My adjournment matter is for the Minister for Energy, Environment and Climate Change, and the action I seek is for the minister to fix the recycling crisis and do it using the $500 million that is sitting in the Sustainability Fund for this very purpose. In the Prahran electorate residents are doing the right thing but their recycling is being sent to landfill. In the City of Port Phillip residents have sent around 400 tonnes of recyclables to landfill. Stonnington has also been affected; their recycling is going to landfill. It is absolutely unacceptable. The government has seen this crisis coming with the ban on low-quality recyclables going to China and the build-up of dangerous material across Melbourne. It is not good enough for the government to keep blaming China, local governments and private companies without taking responsibility.
This is a crisis, but it is also an incredible opportunity to do what the government should have been doing already—that is, create a recycling industry here in Victoria with jobs along the way, implement the ban on plastic bags they promised to do two years ago I think, going further and banning unnecessary plastic packaging, introduce a container deposit scheme which we know has widespread support across the community and introduce—and this is one of my favourites—kerbside organic recycling, which is really important particularly for people living in apartments. The Greens motion for a parliamentary inquiry into the waste crisis succeeded in the other place, so that inquiry will be up. I am sure there are a lot of councils, individuals and organisations that will be very keen to submit to that inquiry to look at solutions. In fact just before this speech I saw that the Municipal Association of Victoria has put out their ‘Rescue our recycling: proposed action plan’, with actions for the Victorian government, local government and even the federal government.

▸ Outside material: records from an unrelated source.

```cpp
__device__ __forceinline__ float wave_sum(float v) {
#pragma unroll
    for (int o = 32; o > 0; o >>= 1) v += __shfl_xor(v, o, 64);
    return v;
}
__device__ __forceinline__ float wave_sum_dpp(float v) {
    auto dpp_add = [](float x, auto ctrl, auto row_mask, auto bank_mask) {
        const int y = __builtin_amdgcn_update_dpp(0, __builtin_bit_cast(int, x), decltype(ctrl)::value, decltype(row_mask)::value,
                                                  decltype(bank_mask)::value, true);
        return x + __builtin_bit_cast(float, y);
    };
    using std::integral_constant;
    v = dpp_add(v, integral_constant<int, 0x111>{}, integral_constant<int, 0xf>{}, integral_constant<int, 0xf>{});
    v = dpp_add(v, integral_constant<int, 0x112>{}, integral_constant<int, 0xf>{}, integral_constant<int, 0xf>{});
    v = dpp_add(v, integral_constant<int, 0x114>{}, integral_constant<int, 0xf>{}, integral_constant<int, 0xf>{});
    v = dpp_add(v, integral_constant<int, 0x118>{}, integral_constant<int, 0xf>{}, integral_constant<int, 0xf>{});
    v = dpp_add(v, integral_constant<int, 0x142>{}, integral_constant<int, 0xa>{}, integral_constant<int, 0xf>{});
    v = dpp_add(v, integral_constant<int, 0x143>{}, integral_constant<int, 0xc>{}, integral_constant<int, 0xf>{});
    return __builtin_bit_cast(float, __builtin_amdgcn_readlane(__builtin_bit_cast(int, v), 63));
}
__device__ __forceinline__ float wave_max(float v) {
#pragma unroll
    for (int o = 32; o > 0; o >>= 1) v = fmaxf(v, __shfl_xor(v, o, 64));
    return v;
}

#define DSC_SPLIT_NOT_TAKEN (-1000)
int dsc_gemm_try_split(const dsc_gemm_args* a, bool gn, hipStream_t s);

int dsc_launch_reduce_grouped(const dsc_tn_group* groups_dev, int count, int total_tiles, int splits, const float* workspace, hipStream_t s);

#ifdef DSC_BAD_INDEX_COUNTER
static __device__ unsigned int dsc_bad_index_count = 0;
__device__ __forceinline__ int64_t dsc_checked_index(int64_t v, int64_t n, bool first = true) {
    if (v < 0 || v >= n) {
        if (first) atomicAdd(&dsc_bad_index_count, 1u);
        return (v < 0 || n < 1) ? 0 : n - 1;
    }
    return v;
}
static inline unsigned dsc_read_bad_index_count(bool reset) {
    unsigned v = 0;
    if (hipMemcpyFromSymbol(&v, HIP_SYMBOL(dsc_bad_index_count), sizeof(v)) != hipSuccess) return 0xffffffffu;
    if (reset && v) {
        const unsigned z = 0;
        (void)hipMemcpyToSymbol(HIP_SYMBOL(dsc_bad_index_count), &z, sizeof(z));
    }
    return v;
}
#endif
unsigned dsc_bad_index_diffusion(bool reset);
unsigned dsc_bad_index_train(bool reset);
unsigned dsc_bad_index_retrieval(bool reset);
__device__ __forceinline__ int64_t dsc_clamp_index(int64_t v, int64_t n) { return (v < 0 || n < 1) ? 0 : (v >= n ? n - 1 : v); }

static inline bool dsc_aligned16(const void* p) { return (reinterpret_cast<uintptr_t>(p) & 15u) == 0; }
```

### diffuscene_amd/csrc/gemm_mfma.hip

```cpp
#include "gemm_core.h"
#include "gemm_skinny.h"
#include <cstdlib>

namespace {

using dsc_gemm::gemm_kernel;
constexpr int BK = 32;
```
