#ifndef NQ_DUAL_NA_RESIDENT
#define NQ_DUAL_NA_RESIDENT 1
#endif
#ifndef NQ_DUAL_MIRROR
#define NQ_DUAL_MIRROR 1
#endif
#ifndef NQ_DUAL_KX_EARLY
#define NQ_DUAL_KX_EARLY 1
#endif
template <bool DUAL, int CH, bool GW, bool LITE = false>
__device__ __forceinline__ void msgf_rev_body(const MsgRevArgs& q, const FilterArgs& fa, const float* __restrict__ RW) {
  FUSED_PROLOGUE
  const RevSrc<DUAL> src(q);
  FUSED_ROWS(DUAL ? 3 : 2) {
    if (DUAL && q.row_filter) {
      const int mm = __builtin_amdgcn_readfirstlane(q.g.atom_mol[n]);
      const bool big = __builtin_amdgcn_readfirstlane(q.g.mol_ptr[mm + 1]) - __builtin_amdgcn_readfirstlane(q.g.mol_ptr[mm]) > q.mol_cap;
      if (big != (q.row_filter == 2)) continue;
    }
    const int beg = __builtin_amdgcn_readfirstlane(q.g.row_ptr[n]), end = __builtin_amdgcn_readfirstlane(q.g.row_ptr[n + 1]);
    const int nlow = (DUAL && GW) ? __builtin_amdgcn_readfirstlane(q.g.lowptr[n + 1]) - __builtin_amdgcn_readfirstlane(q.g.lowptr[n]) : 0;
    const long o3 = (long)n * F3 + fb;
    float xa[CH], xb[CH], xc[CH], v0[CH], v1[CH], v2[CH], txa[CH], txb[CH], txc[CH], tv0[CH], tv1[CH], tv2[CH];
    ldv<CH>(xa, q.XH + o3); ldv<CH>(xb, q.XH + o3 + F); ldv<CH>(xc, q.XH + o3 + 2 * F);
    ldv<CH>(v0, q.V + o3); ldv<CH>(v1, q.V + o3 + F); ldv<CH>(v2, q.V + o3 + 2 * F);
    float nA0[CH], nA1[CH], nA2[CH], ngma[CH], nT0[CH], nT1[CH], nT2[CH], ngtma[CH];
    if (DUAL) {
      ldv<CH>(txa, q.TXH + o3); ldv<CH>(txb, q.TXH + o3 + F); ldv<CH>(txc, q.TXH + o3 + 2 * F);
      ldv<CH>(tv0, q.TV + o3); ldv<CH>(tv1, q.TV + o3 + F); ldv<CH>(tv2, q.TV + o3 + 2 * F);
#if NQ_DUAL_NA_RESIDENT
      if (GW) {
      ldv<CH>(nA0, q.GV + o3); ldv<CH>(nA1, q.GV + o3 + F); ldv<CH>(nA2, q.GV + o3 + 2 * F);
      ldv<CH>(nT0, q.GTV + o3); ldv<CH>(nT1, q.GTV + o3 + F); ldv<CH>(nT2, q.GTV + o3 + 2 * F);
      ldv<CH>(ngma, q.GX + (long)n * F + fb); ldv<CH>(ngtma, q.GTX + (long)n * F + fb);
      }
#endif
    } else {
#pragma unroll
      for (int c = 0; c < CH; ++c) txa[c] = txb[c] = txc[c] = tv0[c] = tv1[c] = tv2[c] = 0.f;
    }
    float gxa[CH], gxb[CH], gxc[CH], gv0[CH], gv1[CH], gv2[CH], gtxa[CH], gtxb[CH], gtxc[CH], gtv0[CH], gtv1[CH], gtv2[CH], sba[CH], sbb[CH], sbc[CH];
#pragma unroll
    for (int c = 0; c < CH; ++c) {
      gxa[c] = gxb[c] = gxc[c] = gv0[c] = gv1[c] = gv2[c] = 0.f;
      gtxa[c] = gtxb[c] = gtxc[c] = gtv0[c] = gtv1[c] = gtv2[c] = 0.f;
      sba[c] = sbb[c] = sbc[c] = 0.f;
    }
    for (int c0 = beg; c0 < end; c0 += 64) {
      const int cnt = min(64, end - c0);
      const int nlo = (DUAL && GW) ? max(0, min(cnt, nlow - (c0 - beg))) : 0;
      RowRegs row;
      load_row<DUAL>(row, q.g, q.TD, q.TR, RW, c0, cnt, lane);
      RevOps<DUAL, CH> opA, opB;
      load_rev<DUAL, CH>(opA, src, ABL_K(0), F, F3, fb);
      WinRegs<true> win;
      load_win<true>(win, RW, ABL_SP(c0));
      float4 eacc = make_float4(0.f, 0.f, 0.f, 0.f);
      auto step = [&](RevOps<DUAL, CH>& cur, RevOps<DUAL, CH>& nxt, int j, auto low_tag) __attribute__((always_inline)) {
        constexpr bool LOW = decltype(low_tag)::value;
        const int sp = c0 + j;
        const int jn = min(j + 1, cnt - 1);
        load_rev<DUAL, CH>(nxt, src, ABL_K(jn), F, F3, fb);
        float kxa[CH], kxb[CH], kxc[CH], kv0[CH], kv1[CH], kv2[CH], ktxa[CH], ktxb[CH], ktxc[CH], ktv0[CH], ktv1[CH], ktv2[CH];
        if (DUAL && GW && LOW && NQ_DUAL_KX_EARLY) {
          const long k3 = (long)ABL_K(j) * F3 + fb;
          ldv<CH>(kxa, q.XH + k3); ldv<CH>(kxb, q.XH + k3 + F); ldv<CH>(kxc, q.XH + k3 + 2 * F);
          ldv<CH>(kv0, q.V + k3); ldv<CH>(kv1, q.V + k3 + F); ldv<CH>(kv2, q.V + k3 + 2 * F);
          ldv<CH>(ktxa, q.TXH + k3); ldv<CH>(ktxb, q.TXH + k3 + F); ldv<CH>(ktxc, q.TXH + k3 + 2 * F);
          ldv<CH>(ktv0, q.TV + k3); ldv<CH>(ktv1, q.TV + k3 + F); ldv<CH>(ktv2, q.TV + k3 + 2 * F);
        }
        float pa[CH], pb[CH], pc[CH], qa[CH], qb[CH], qc[CH];
#if NQ_ABLATE == 2
#pragma unroll
        for (int c = 0; c < CH; ++c) { pa[c] = bra[c] * win.rr[0]; pb[c] = brb[c] * win.rr[1]; pc[c] = brc[c] * win.rr[2]; qa[c] = bra[c] * win.dd[0]; qb[c] = brb[c] * win.dd[1]; qc[c] = brc[c] * win.dd[2]; }
#else
        filter_eval<true, CH>(win, wrt, FL, 3 * FL, lfb, bra, brb, brc, pa, pb, pc, qa, qb, qc);
#endif
        const float beta = win.rr[14], dbeta = win.dd[14];
        __builtin_amdgcn_sched_barrier(0);
        load_win<true>(win, RW, ABL_SP(c0 + jn));
        if (DUAL && GW && LOW && !NQ_DUAL_KX_EARLY) {
          const long k3 = (long)ABL_K(j) * F3 + fb;
          ldv<CH>(kxa, q.XH + k3); ldv<CH>(kxb, q.XH + k3 + F); ldv<CH>(kxc, q.XH + k3 + 2 * F);
          ldv<CH>(kv0, q.V + k3); ldv<CH>(kv1, q.V + k3 + F); ldv<CH>(kv2, q.V + k3 + 2 * F);
          ldv<CH>(ktxa, q.TXH + k3); ldv<CH>(ktxb, q.TXH + k3 + F); ldv<CH>(ktxc, q.TXH + k3 + 2 * F);
          ldv<CH>(ktv0, q.TV + k3); ldv<CH>(ktv1, q.TV + k3 + F); ldv<CH>(ktv2, q.TV + k3 + 2 * F);
        }
        const float r0 = -bl_f(row.gx, j), r1 = -bl_f(row.gy, j), r2 = -bl_f(row.gz, j);
        float td = 0.f, tr0 = 0.f, tr1 = 0.f, tr2 = 0.f;
        if (DUAL) { td = bl_f(row.td, j); tr0 = -bl_f(row.t0, j); tr1 = -bl_f(row.t1, j); tr2 = -bl_f(row.t2, j); }
        float gd = 0.f, e0 = 0.f, e1 = 0.f, e2 = 0.f;
        float ga[CH], gb[CH], gc[CH], ha[CH], hb[CH], hc[CH];
#pragma unroll
        for (int c = 0; c < CH; ++c) {
          const float A0 = cur.A0[c], A1 = cur.A1[c], A2 = cur.A2[c], gma = cur.gma[c];
          const float mb = xb[c] * pb[c], mc = xc[c] * pc[c];
          float gmb = A0 * v0[c] + A1 * v1[c] + A2 * v2[c];
          float gmc = A0 * r0 + A1 * r1 + A2 * r2;
          gv0[c] += A0 * mb; gv1[c] += A1 * mb; gv2[c] += A2 * mb;
          if (DUAL) {
            const float tpa = qa[c] * td, tpb = qb[c] * td, tpc = qc[c] * td;
            const float T0 = cur.T0[c], T1 = cur.T1[c], T2 = cur.T2[c], gtma = cur.gtma[c];
            const float tmb = txb[c] * pb[c] + xb[c] * tpb;
            gmb += T0 * tv0[c] + T1 * tv1[c] + T2 * tv2[c];
            const float gtmb = T0 * v0[c] + T1 * v1[c] + T2 * v2[c];
            gmc += T0 * tr0 + T1 * tr1 + T2 * tr2;
            const float gtmc = T0 * r0 + T1 * r1 + T2 * r2;
            gv0[c] += T0 * tmb; gv1[c] += T1 * tmb; gv2[c] += T2 * tmb;
            if (!LITE) { gtv0[c] += T0 * mb; gtv1[c] += T1 * mb; gtv2[c] += T2 * mb; }
            gxa[c] += gma * pa[c] + gtma * tpa; gxb[c] += gmb * pb[c] + gtmb * tpb; gxc[c] += gmc * pc[c] + gtmc * tpc;
            if (!LITE) { gtxa[c] += gtma * pa[c]; gtxb[c] += gtmb * pb[c]; gtxc[c] += gtmc * pc[c]; }
            if (GW) {
              ga[c] = gma * xa[c] + gtma * txa[c]; gb[c] = gmb * xb[c] + gtmb * txb[c]; gc[c] = gmc * xc[c] + gtmc * txc[c];
              ha[c] = gtma * xa[c] * td; hb[c] = gtmb * xb[c] * td; hc[c] = gtmc * xc[c] * td;
              sba[c] += ga[c] * beta + ha[c] * dbeta;
              sbb[c] += gb[c] * beta + hb[c] * dbeta;
              sbc[c] += gc[c] * beta + hc[c] * dbeta;
            }
          } else {
            gxa[c] += gma * pa[c]; gxb[c] += gmb * pb[c]; gxc[c] += gmc * pc[c];
            gd += gma * xa[c] * qa[c] + gmb * xb[c] * qb[c] + gmc * xc[c] * qc[c];
            e0 += A0 * mc; e1 += A1 * mc; e2 += A2 * mc;
          }
        }
        if (DUAL && GW && LOW && NQ_ABLATE != 1) {
#if !NQ_DUAL_NA_RESIDENT
          __builtin_amdgcn_sched_barrier(0);
          ldv<CH>(nA0, q.GV + o3); ldv<CH>(nA1, q.GV + o3 + F); ldv<CH>(nA2, q.GV + o3 + 2 * F);
          ldv<CH>(nT0, q.GTV + o3); ldv<CH>(nT1, q.GTV + o3 + F); ldv<CH>(nT2, q.GTV + o3 + 2 * F);
          ldv<CH>(ngma, q.GX + (long)n * F + fb); ldv<CH>(ngtma, q.GTX + (long)n * F + fb);
#endif
#pragma unroll
          for (int c = 0; c < CH; ++c) {
            const float rgmb = nA0[c] * kv0[c] + nA1[c] * kv1[c] + nA2[c] * kv2[c] + (nT0[c] * ktv0[c] + nT1[c] * ktv1[c] + nT2[c] * ktv2[c]);
            const float rgtmb = nT0[c] * kv0[c] + nT1[c] * kv1[c] + nT2[c] * kv2[c];
            const float rgmc = -(nA0[c] * r0 + nA1[c] * r1 + nA2[c] * r2) - (nT0[c] * tr0 + nT1[c] * tr1 + nT2[c] * tr2);
            const float rgtmc = -(nT0[c] * r0 + nT1[c] * r1 + nT2[c] * r2);
            ga[c] += ngma[c] * kxa[c] + ngtma[c] * ktxa[c]; gb[c] += rgmb * kxb[c] + rgtmb * ktxb[c]; gc[c] += rgmc * kxc[c] + rgtmc * ktxc[c];
            ha[c] += ngtma[c] * kxa[c] * td; hb[c] += rgtmb * kxb[c] * td; hc[c] += rgtmc * kxc[c] * td;
          }
          float* gp = q.GPHI + (long)sp * F3 + fb;
          float* gs = q.GPSI + (long)sp * F3 + fb;
          stv_stream<CH>(gp, ga); stv_stream<CH>(gp + F, gb); stv_stream<CH>(gp + 2 * F, gc);
          stv_stream<CH>(gs, ha); stv_stream<CH>(gs + F, hb); stv_stream<CH>(gs + 2 * F, hc);
        } else if (!DUAL) {
          gd = nq_wave_sum(gd); e0 = nq_wave_sum(e0); e1 = nq_wave_sum(e1); e2 = nq_wave_sum(e2);
          const bool mine = lane == j;
          eacc.x = mine ? gd : eacc.x; eacc.y = mine ? e0 : eacc.y; eacc.z = mine ? e1 : eacc.z; eacc.w = mine ? e2 : eacc.w;
        }
      };
      int j = 0;
#pragma nounroll
      for (; j + 1 < nlo; j += 2) {
        step(opA, opB, j, std::true_type());
        step(opB, opA, j + 1, std::true_type());
      }
#if NQ_DUAL_MIRROR
      if (j < nlo) {
        step(opA, opB, j, std::true_type());
        ++j;
#pragma nounroll
        for (; j + 1 < cnt; j += 2) {
          step(opB, opA, j, std::false_type());
          step(opA, opB, j + 1, std::false_type());
        }
        if (j < cnt) step(opB, opA, j, std::false_type());
      } else {
#pragma nounroll
        for (; j + 1 < cnt; j += 2) {
          step(opA, opB, j, std::false_type());
          step(opB, opA, j + 1, std::false_type());
        }
        if (j < cnt) step(opA, opB, j, std::false_type());
      }
#else
      if (j < nlo) {
        step(opA, opB, j, std::true_type());
        ++j;
        opA = opB;
      }
#pragma nounroll
      for (; j + 1 < cnt; j += 2) {
        step(opA, opB, j, std::false_type());
        step(opB, opA, j + 1, std::false_type());
      }
      if (j < cnt) step(opA, opB, j, std::false_type());
#endif
      row_touch_done(row);
      if (!DUAL && lane < cnt) {
        float4* dstp = q.GEDGE + (long)slice * q.g.E + c0 + lane;
        float4 acc = *dstp;
        acc.x += eacc.x; acc.y += eacc.y; acc.z += eacc.z; acc.w += eacc.w;
        *dstp = acc;
      }
    }
    float g0[CH], g1[CH], g2[CH];
    stv<CH>(q.GXH + o3, gxa); stv<CH>(q.GXH + o3 + F, gxb); stv<CH>(q.GXH + o3 + 2 * F, gxc);
    ldv<CH>(g0, q.GV + o3); ldv<CH>(g1, q.GV + o3 + F); ldv<CH>(g2, q.GV + o3 + 2 * F);
#pragma unroll
    for (int c = 0; c < CH; ++c) { g0[c] += gv0[c]; g1[c] += gv1[c]; g2[c] += gv2[c]; }
    stv<CH>(q.GV_out + o3, g0); stv<CH>(q.GV_out + o3 + F, g1); stv<CH>(q.GV_out + o3 + 2 * F, g2);
    if (DUAL) {
      if (GW) { stv<CH>(q.GBR + o3, sba); stv<CH>(q.GBR + o3 + F, sbb); stv<CH>(q.GBR + o3 + 2 * F, sbc); }
      if (!LITE && !q.lite) {
        stv<CH>(q.GTXH + o3, gtxa); stv<CH>(q.GTXH + o3 + F, gtxb); stv<CH>(q.GTXH + o3 + 2 * F, gtxc);
        ldv<CH>(g0, q.GTV + o3); ldv<CH>(g1, q.GTV + o3 + F); ldv<CH>(g2, q.GTV + o3 + 2 * F);
#pragma unroll
        for (int c = 0; c < CH; ++c) { g0[c] += gtv0[c]; g1[c] += gtv1[c]; g2[c] += gtv2[c]; }
        stv<CH>(q.GTV_out + o3, g0); stv<CH>(q.GTV_out + o3 + F, g1); stv<CH>(q.GTV_out + o3 + 2 * F, g2);
      }
    }
  }
}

As part of their actions for the Victorian government they have got ‘Invest in recycling infrastructure’, ‘Fund and support market development’, ‘Introduce a container deposit scheme’, ‘Bolster community education’ and ‘Strengthen industry oversight board/regulation’. These are terrific ideas, and I would certainly encourage the government to take up these actions now to fix this crisis. I encourage organisations, people and councils who are interested in this, or passionate about this, to submit to the inquiry.